Bud returns. My pulse jumps. Not wanting to feel like I’m stuck in a kennel with a rabid dog, I grab a notepad and pen and head for the day room.
Focussed on my body language, not wanting to signal any weakness, I’m striding along the upper tier, head and chest elevated, when two hands appear from a doorway and grab me. I drop the pad. The pen clinks against grid-metal and tumbles to the day room as I’m pulled into a cell reeking of backside sweat and masturbation, a cheese-tinted funk.
“I’m Booga. Let’s fuck,” says a squat man in urine-stained boxers, with WHITE TRASH tattooed on his torso below a mobile home, and an arm sleeved with the Virgin Mary.

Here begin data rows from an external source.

diff --git a/progen_b200/csrc/gemm_tc.cu b/progen_b200/csrc/gemm_tc.cu
--- a/progen_b200/csrc/gemm_tc.cu
+++ b/progen_b200/csrc/gemm_tc.cu
@@ -48,20 +48,20 @@
   int kb_main;
 };
 
-template <bool TAIL>
+template <bool TAIL, int TILE_M = BM>
 __device__ __forceinline__ void decode_tile(const GemmDev& g, int t, TileInfo& ti) {
-  const int m_tiles = (g.M + BM - 1) / BM;
+  const int m_tiles = (g.M + TILE_M - 1) / TILE_M;
   const int n_tiles = (g.N + BN - 1) / BN;
   const int per_z = g.split_k * m_tiles * n_tiles;
   ti.z = t / per_z;
   int r = t - ti.z * per_z;
   const int ks = r / (m_tiles * n_tiles);
   r -= ks * (m_tiles * n_tiles);
-  ti.m0 = (r / n_tiles) * BM;
+  ti.m0 = (r / n_tiles) * TILE_M;
   ti.n0 = (r % n_tiles) * BN;
   const int kb_total = (g.K + BK - 1) / BK;
   int b = 0, e = kb_total;
-  if (g.causal == 1) e = min(kb_total, (ti.m0 + BM + BK - 1) / BK);
+  if (g.causal == 1) e = min(kb_total, (ti.m0 + TILE_M + BK - 1) / BK);
   if (g.causal == 2) b = min(kb_total, ti.m0 / BK);
   if (g.split_k > 1) {
     const int per = (kb_total + g.split_k - 1) / g.split_k;
@@ -280,6 +280,163 @@
             asm volatile("red.global.add.v4.f32 [%0], {%1, %2, %3, %4};" ::"l"(g.epi.colsum + out0 + 4 * q), "f"(s.x),
                          "f"(s.y), "f"(s.z), "f"(s.w) : "memory");
         }
+      }
+    }
+  }
+}
+
+constexpr int W_BM = 256;
+constexpr int W_A_BYTES = W_BM * BK * 2;
+constexpr int W_STAGE_BYTES = W_A_BYTES + B_BYTES;
+constexpr int W_STAGES = 4;
+constexpr int W_CS_ROWS = 8;
+constexpr int W_CS_BYTES = W_CS_ROWS * CS_LD * 4;
+constexpr int W_SMEM_TOTAL = 1024  + W_STAGES * W_STAGE_BYTES + 8 * W_CS_BYTES + 2 * W_STAGES * 8;
+static_assert(W_SMEM_TOTAL <= 227 * 1024, "H100: 227 KiB of shared memory per block");
+constexpr int W_MIN_KBLOCKS = 64;
+constexpr int W_LAG = 2, BAR_LAG = 1;
+static_assert(W_LAG < W_STAGES, "consumer 0 must reach the lag barrier without a stage release from consumer 1");
+
+template <bool A_MN, bool B_MN, int KIND, typename TO>
+__global__ void __launch_bounds__(THREADS, 1)
+gemm_tc_wide_kernel(const __grid_constant__ CUtensorMap tma_a, const __grid_constant__ CUtensorMap tma_b, const GemmDev g,
+                    const int tiles) {
+  static_assert(KIND == EPI_STORE || KIND == EPI_ACCUM, "plain epilogues only");
+  extern __shared__ uint8_t smem_raw[];
+  const uint32_t raw_u32 = smem_u32(smem_raw);
+  const uint32_t smem_base = (raw_u32 + 1023u) & ~1023u;
+  const uint32_t cs_base = smem_base + W_STAGES * W_STAGE_BYTES;
+  const uint32_t bar_base = cs_base + 8 * W_CS_BYTES;
+  auto full_bar = [&](int s) { return bar_base + 8u * s; };
+  auto empty_bar = [&](int s) { return bar_base + 8u * (W_STAGES + s); };
+
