struct ChunkRun { BatchView bc; FusedArgs fc, fl; TrackState tc, tl; int nblk_c, t0, nt; double *part; hipStream_t s; bool done; };
static void track_chunk_runs(mtfhip_batch *b, const FusedArgs &fa, const TrackState &ts, int chunk, int n_streams, bool defer, std::vector<ChunkRun> &runs) {
	const BatchView bv = b->view();
	const bool ncc = b->desc.am == MTFHIP_AM_NCC;
	const size_t RL = ncc ? NCC_ACC_COUNT : ACC_COUNT;
	for (int t0 = 0; t0 < b->B; t0 += chunk) {
		const int nt = std::min(chunk, b->B - t0);
		BatchView bc = bv;
		bc.B = nt;
		for (int i = 0; i < MTFHIP_BUF_COUNT; ++i)
			if (bc.buf[i]) bc.buf[i] += (size_t)t0 * b->per_target[i];
		bc.warps += 9 * (size_t)t0; bc.states += 8 * (size_t)t0;
		FusedArgs fc = fa;
		fc.active = fa.active + t0;
		if (fc.w0) fc.w0 += 9 * (size_t)t0;
		TrackState tc{ts.acc + (size_t)t0 * RL, ts.h0 + (size_t)t0 * 64, ts.corners + 8 * (size_t)t0,
			ts.init_corners_hm + 12 * (size_t)t0, ts.active + t0, ts.n_iters + t0, ncc ? ts.ncc + 8 * (size_t)t0 : nullptr,
			ncc ? ts.ncc_tm + 52 * (size_t)t0 : nullptr, 0, ts.lm ? ts.lm + (size_t)kLmStride * t0 : nullptr, nullptr,
			ts.trace ? ts.trace + (size_t)t0 * ts.trace_cap * kTraceStride : nullptr, ts.trace_cap,
			ts.h_extra ? ts.h_extra + (size_t)t0 * b->S * b->S : nullptr, ts.h_extra_scale, ts.fast_finish};
		int nblk_c; { int rows; fused_decomposition(b->N, nt, nblk_c, rows, MTFHIP_SLOTS / n_streams); fc.rows_per_block = rows; }
		if (nblk_c > b->nblk_max) { int rows; fused_decomposition(b->N, nt, nblk_c, rows); fc.rows_per_block = rows; }
		if (fc.rows_per_block < kGridRegenMinRows) fc.grid_regen = 0;
		double *part = b->d_partials + (size_t)t0 * b->nblk_max * RL;
		static const bool serialize = std::getenv("MTFHIP_TRACK_SERIALIZE") && std::getenv("MTFHIP_TRACK_SERIALIZE")[0] == '1';
		const int q = serialize ? n_streams - 1 : (int)(runs.size() % (size_t)n_streams);
		FusedArgs fl = fc;
		fl.materialize = 0; fl.fast_math = 0; fl.grid_regen = 0;
		if (defer) { tc.warp_last = b->d_last_ws + 9 * (size_t)t0; tc.state_last = b->d_last_ws + 9 * (size_t)b->B + 8 * (size_t)t0; tc.need_mat = b->d_need_mat + t0; }
		TrackState tl = tc;
		tl.lean_pass = 1;
		runs.push_back(ChunkRun{bc, fc, fl, tc, tl, nblk_c, t0, nt, part, q == n_streams - 1 ? b->ctx->stream : b->ctx->extra_streams[q], false});
	}
}
static void track_materialise_stopped(mtfhip_batch *b, const ChunkRun &r) {
	BatchView bm = r.bc;
	bm.warps = r.tc.warp_last; bm.states = r.tc.state_last;
	FusedArgs fm = r.fc;
	fm.active = r.tc.need_mat;
	TimedScope tsc(b->ctx, "fused_lk", r.s);
	launch_fused_ssd(bm, b->ctx->img, fm, r.part, r.nblk_c, r.s, nullptr, nullptr);
}
static int track_open_queues(mtfhip_batch *b, int n_streams, double &phase_frac) {
	mtfhip_ctx *c = b->ctx;
	if (n_streams >= 2) {
		if (!c->ev_fork && hipEventCreateWithFlags(&c->ev_fork, hipEventDisableTiming) != hipSuccess) { (void)hipGetLastError(); n_streams = 1; }
		for (int q = 0; q + 1 < n_streams; ++q)
			if (!c->extra_streams[q] && (hipStreamCreateWithFlags(&c->extra_streams[q], hipStreamNonBlocking) != hipSuccess ||
				hipEventCreateWithFlags(&c->ev_join[q], hipEventDisableTiming) != hipSuccess)) { (void)hipGetLastError(); n_streams = 1; break; }
	}
	const char *e_ph = std::getenv("MTFHIP_TRACK_PHASE");
	phase_frac = e_ph ? std::atof(e_ph) : 0.35;
	if (n_streams == 2 && phase_frac > 0) {
		if (!c->d_phase && hipMalloc(&c->d_phase, sizeof(unsigned long long) * 4) != hipSuccess) { (void)hipGetLastError(); c->d_phase = nullptr; }
	}
	return n_streams;
}
struct QueueJoin {
	mtfhip_ctx *c; int n; bool joined = false;
	~QueueJoin() { if (!joined) for (int q = 0; q + 1 < n; ++q) if (c->extra_streams[q]) (void)hipStreamSynchronize(c->extra_streams[q]); }
};
static bool track_takes_step(const mtfhip_batch *b, const FusedArgs &fa, int so_term, int n_streams) {
	const char *e_st = std::getenv("MTFHIP_STEP");
	const char *e_mx = std::getenv("MTFHIP_STEP_MAX_TARGETS");
	const int max_t = e_mx ? std::atoi(e_mx) : 8;
	return (e_st && e_st[0] == '1') && so_term < 0 && !intensity_mapped(b) && n_streams == 1 && b->B <= max_t && track_step_available(b->view(), fa);
}
static int track_chunk_pass(mtfhip_batch *b, const mtfhip_sm_desc *sm, const FusedArgs &fa, const TrackCtx &cx, const ChunkRun &r, int it, bool lean, bool use_step,
	const PhaseCtl &pc) {
	if (use_step) {
		TimedScope tsc(b->ctx, "track_step", r.s);
		launch_track_step(r.bc, b->ctx->img, r.fc, *sm, r.tc, r.part, r.nblk_c, b->d_persist + r.t0, r.s);
		return MTFHIP_OK;
	}
	if (b->desc.am == MTFHIP_AM_SCV) TRY(scv_enqueue(b, r.bc, r.t0, r.fc.active, 0, r.s));
	if (b->desc.am == MTFHIP_AM_LSCV && (!b->lscv_once || it == 0)) TRY(lscv_enqueue(b, r.bc, r.t0, r.fc.active, 0, r.s));
	RscvMap rm;
	if (b->desc.am == MTFHIP_AM_RSCV) TRY(rscv_enqueue(b, r.bc, r.t0, r.fc.active, r.fc, r.s, &rm));
	LrscvMap lm;
	if (b->desc.am == MTFHIP_AM_LRSCV && (!b->lscv_once || it == 0)) TRY(lrscv_enqueue(b, r.bc, r.t0, r.fc.active, r.fc, r.s, &lm));
	{
		TimedScope tsc(b->ctx, "fused_lk", r.s);
		launch_fused_ssd(r.bc, b->ctx->img, lean ? r.fl : r.fc, r.part, r.nblk_c, r.s, &rm, &lm);
	}
	if (cx.so_term >= 0) {
		TimedScope tsc(b->ctx, "second_order", r.s);
		launch_second_order_ssd(r.bc, b->ctx->img, cx.so_term, fa.chained, b->d0_variant, fa.grad_eps, b->hess_eps, b->norm_mult, b->norm_add,
			b->d_d2_part + (size_t)r.t0 * cx.nb2 * 64, cx.nb2, b->d_d2_out + (size_t)r.t0 * b->S * b->S, r.s, 1,
			b->desc.am == MTFHIP_AM_NCC ? SecondOrderNcc{r.part, r.nblk_c, r.tc.ncc} : SecondOrderNcc{nullptr, 0, nullptr});
	}
	TimedScope tsc(b->ctx, "finish_track", r.s);
	launch_finish_track(r.bc, *sm, lean ? r.tl : r.tc, r.part, r.nblk_c, r.s, pc);
	return MTFHIP_OK;
}
static int track_loop_chunked(mtfhip_batch *b, const mtfhip_sm_desc *sm, const FusedArgs &fa, const TrackState &ts, const TrackCtx &cx) {
	hipStream_t st = b->ctx->stream;
	int chunk = track_chunk(b, sm, fa);
	double phase_frac;
	const int n_streams = track_open_queues(b, track_queues(b, fa), phase_frac);
	if (n_streams == 2 && phase_frac > 0 && b->ctx->d_phase) HIP_TRY(hipMemsetAsync(b->ctx->d_phase, 0, sizeof(unsigned long long) * 4, st));
	static const double stagger_env = std::getenv("MTFHIP_TRACK_STAGGER_US") ? std::atof(std::getenv("MTFHIP_TRACK_STAGGER_US")) : -1.0;
	double stagger_us = stagger_env;
	if (stagger_env < 0) stagger_us = 0.25 * ((double)b->B * b->N * 130.0 / 6.5e6 + 8.0) * (2.0 / n_streams);
	const bool use_step = track_takes_step(b, fa, cx.so_term, n_streams);
	if (use_step) TRY(ensure_persist_words(b, st));
	const bool defer = track_defers_materialisation(b, sm, fa, cx.so_term, cx.resume, use_step);
	if (defer) {
		if (!b->d_last_ws) HIP_TRY(hipMalloc(&b->d_last_ws, sizeof(double) * 17 * (size_t)b->B));
		if (!b->d_need_mat) HIP_TRY(hipMalloc(&b->d_need_mat, sizeof(int) * (size_t)b->B));
		HIP_TRY(hipMemsetAsync(b->d_need_mat, 0, sizeof(int) * (size_t)b->B, st));
	}
	if (n_streams >= 2) {
		const int part_sz = (b->B + n_streams - 1) / n_streams;
		if (chunk > part_sz) chunk = part_sz;
		HIP_TRY(hipEventRecord(b->ctx->ev_fork, st));
		for (int q = 0; q + 1 < n_streams; ++q) HIP_TRY(hipStreamWaitEvent(b->ctx->extra_streams[q], b->ctx->ev_fork, 0));
	}
	std::vector<ChunkRun> runs;
	track_chunk_runs(b, fa, ts, chunk, n_streams, defer, runs);
	const auto dbg_t0 = std::chrono::steady_clock::now();
	QueueJoin queue_join{b->ctx, n_streams};
	std::vector<int> h_flags;
	for (size_t g0 = 0; g0 < runs.size(); g0 += (size_t)n_streams) {
		const size_t g1 = std::min(runs.size(), g0 + (size_t)n_streams);
		for (int it = 0; it < cx.max_passes; ++it) {
			bool all_done = true;
			const bool lean = defer && it + 1 < cx.max_passes;
			for (size_t k = g0; k < g1; ++k) {
				ChunkRun &r = runs[k];
				if (r.done) continue;
				if (n_streams >= 2 && it == 0 && k > g0 && stagger_us > 0) launch_queue_delay(stagger_us * (double)(k - g0), r.s);
				PhaseCtl pc{nullptr, nullptr, 0.0};
				if (n_streams == 2 && phase_frac > 0 && b->ctx->d_phase) {
					const int qi = (int)((k - g0) & 1);
					pc = PhaseCtl{b->ctx->d_phase + qi, b->ctx->d_phase + (1 - qi), phase_frac};
				}
				TRY(track_chunk_pass(b, sm, fa, cx, r, it, lean, use_step, pc));
				if (loop_all_stopped(sm, cx.max_passes, it, r.tc.active, r.nt, r.s, h_flags)) r.done = true;
				all_done = all_done && r.done;
			}
			if (all_done) break;
		}
		if (defer && sm->epsilon > 0)
			for (size_t k = g0; k < g1; ++k) track_materialise_stopped(b, runs[k]);
	}
	if (g_track_dbg_timing)
		std::fprintf(stderr, "[track] %d queues, %d passes enqueued in %.1f us\n", n_streams, cx.max_passes,
			std::chrono::duration<double, std::micro>(std::chrono::steady_clock::now() - dbg_t0).count());
	for (int q = 0; q + 1 < n_streams; ++q) {
		HIP_TRY(hipEventRecord(b->ctx->ev_join[q], b->ctx->extra_streams[q]));
		HIP_TRY(hipStreamWaitEvent(st, b->ctx->ev_join[q], 0));
	}
	queue_join.joined = true;
	return MTFHIP_OK;
}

Shocked, I brace to flee or fight to preserve my anal virginity. I can’t believe my eyes when he drops his boxers and waggles his penis.
Dancing to music playing through a speaker he has rigged up, Booga smiles in a sexy way. “Come on,” he says in a husky voice. “Drop your pants. Let’s fuck.” He pulls pornography faces. I question his sanity. He moves closer. “If I let you fart in my mouth, can I fart in yours?”
“You can fuck off,” I say, springing towards the doorway.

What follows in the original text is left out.